Finding a way to recovery

IT IS difficult to plan for recovery when the economy is contracting at a furious pace and Government revenues are in free fall…

IT IS difficult to plan for recovery when the economy is contracting at a furious pace and Government revenues are in free fall. But such action is essential to give hope to industry and reassure workers there is light at the end of the tunnel. Like everything else, this recession will pass. When it does, we must be ready to take advantage of re-opening world markets and the introduction of new technologies. Supporting infrastructure should be developed as a matter of urgency. And lost competitiveness must be regained through innovation and altered work practices.

The Taoiseach called the social partners to Dublin Castle yesterday and sought their understanding and support in the preparation of a National Recovery Plan. It was the right thing to do. Co-operation, agreement and social solidarity will form vital elements in the restructuring and development of our economic base, the establishment of new technologies and the provision of essential services. Had Mr Cowen presented the social partners with a fait accompli, by way of a finished document, the prospects for harmony would have been slim. But, by treating all the representatives as being critical to the success of the enterprise, he secured their goodwill. Even allowing for that, the representatives are likely to come under tremendous pressure from their members to concede as little as possible.

Before the meeting, Ibec representatives spoke of deferring an increase in the national minimum wage, rather than engage in a shouting match over the cost of wages and pensions within the public service. Siptu protested that the lowest paid should not carry the burden of recession. It was all relatively low-key and provided space for engagement.
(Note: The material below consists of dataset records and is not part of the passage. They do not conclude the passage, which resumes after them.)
-        double2 vN = make_double2(0.0, 0.0), vNN = make_double2(0.0, 0.0);
-        int32_t oN = 0, oNN = 0;
+        uint2 mo = make_uint2(0, 0), moN, moNN;
+        double2 vB = make_double2(0.0, 0.0), vN = make_double2(0.0, 0.0), vNN = make_double2(0.0, 0.0);
+        int32_t oB = 0, oN = 0, oNN = 0;
+        double2 kx[EXTRA > 0 ? EXTRA : 1];
+        int pb0 = seg_lo - 64, pcnt = 0;
         load_list(seg_lo, moN, vN, oN);
         load_list(seg_lo + 64, moNN, vNN, oNN);
         load_value(moN, vN);
-        for (int b0 = seg_lo; b0 < seg_hi; b0 += 64) {
-            const uint2 mo = moN;
-            const double2 vB = vN;
-            const int32_t oB = oN;
-            moN = moNN;
-            vN = vNN;
-            oN = oNN;
+        auto add_extra = [&]() {
+            if (EXTRA > 0 && !(ABL & 1) && lane < pcnt) {
+                const int lb = (int)(mo.x & 0xffff);
+#pragma unroll
+                for (int e = 0; e < EXTRA; ++e) {
+                    const int t = S2 - EXTRA + e;
+                    double *cell = lre + (lb + (t / S) * g.ldw + (t % S));
+                    __hip_atomic_fetch_add(cell, vB.x * kx[e].x - vB.y * kx[e].y, __ATOMIC_RELAXED,
+                                           __HIP_MEMORY_SCOPE_WORKGROUP);
+                    __hip_atomic_fetch_add(cell + IMO, vB.x * kx[e].y + vB.y * kx[e].x, __ATOMIC_RELAXED,
+                                           __HIP_MEMORY_SCOPE_WORKGROUP);
+                }
+            }
+        };
+        int ahead = 0;
+        unsigned long long gbits = 0;
+        static_assert(!PAIR || FP == 1, "the pair path takes whole runs");
+        bool carry = false;
+        int c_lb = 0;
+        double c_vx = 0.0, c_vy = 0.0;
+        double2 c_k = make_double2(0.0, 0.0);
+        int gb0 = seg_lo - 64, gcnt = 0;
+        auto rotate = [&]() {
+            add_extra();
+            mo = make_uint2(reg_move(moN.x), reg_move(moN.y));
+            vB = reg_move(vN);
+            oB = (int32_t)reg_move((uint32_t)oN);
+            moN = make_uint2(reg_move(moNN.x), reg_move(moNN.y));
+            if (STAGE_VALS) vN = reg_move(vNN);
+            oN = (int32_t)reg_move((uint32_t)oNN);
+            __builtin_amdgcn_sched_barrier(0);
+            pb0 += 64;
+            pcnt = min(64, seg_hi - pb0);
             load_value(moN, vN);
-            load_list(b0 + 128, moNN, vNN, oNN);
-            const int bcnt = min(64, seg_hi - b0);
-            const uint32_t mykey = AW ? mo.y : mo.x >> 16;
-            const uint32_t prevkey = (uint32_t)__shfl_up((int)mykey, 1, 64);
-            unsigned long long bits = __ballot(lane < bcnt && (lane == 0 || mykey != prevkey));
-            double2 kx[EXTRA > 0 ? EXTRA : 1];
+            load_list(pb0 + 128, moNN, vNN, oNN);
             if (EXTRA > 0) {
-                const double2 *kp = gcf + (size_t)(first_slice + min((int)mykey, (AW ? g.nslices : nkeys) - 1)) * S2 + (S2 - EXTRA);
+                const int mykey = (int)(AW ? mo.y : mo.x >> 16);
+                const double2 *kp = gcf + (size_t)(first_slice + min(mykey, (AW ? g.nslices : nkeys) - 1)) * S2 + (S2 - EXTRA);
 #pragma unroll
                 for (int e = 0; e < EXTRA; ++e) kx[e] = (ABL & 4) ? make_double2(1.0, 2.0) : kp[e];
             }
+            ahead = 0;
+        };
+        {
             int lastKey = 0;
             int curKey = 0, curStart = 0, curLen = 0, curPart = FP - 1;
-            auto advance = [&](int &key, int &start, int &len, int &part) {
+            auto advance = [&](int &key, int &start, int &len, int &part, int &newblk, bool first_set) {
+                newblk = 0;
                 if (FP > 1 && curLen > 0 && curPart < FP - 1) {
                     ++curPart;
                     key = curKey;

Within the next few weeks, Government officials will consult with the various partners on elements of the plan and a document should be ready early in the New Year. At its core will be Government proposals to create employment through incentives for research and development in high-tech industries, such as biotechnology and energy systems. The building industry will be supported through transport works, a schools construction programme and housing insulation. And, of course, the banks will be recapitalised so that they can lend more freely to small enterprises. We have the dubious distinction of living in the fourth most expensive country in the world. Rising unemployment levels and lost competitiveness means that too must change.

When the first Programme for National Recovery was agreed with the social partners some 21 years ago, the economy was in much poorer shape than it is today. The national debt stood at 115 per cent of GNP, inflation was in double figures and unemployment was touching 16 per cent. But the necessary discipline required to hold down wages and create jobs was forthcoming. And, with the help of hard work, an educated workforce, creativity and investment, the economy took off. Different problems and challenges existed on that occasion. But with goodwill, leadership and imagination, the exercise can be repeated successfully.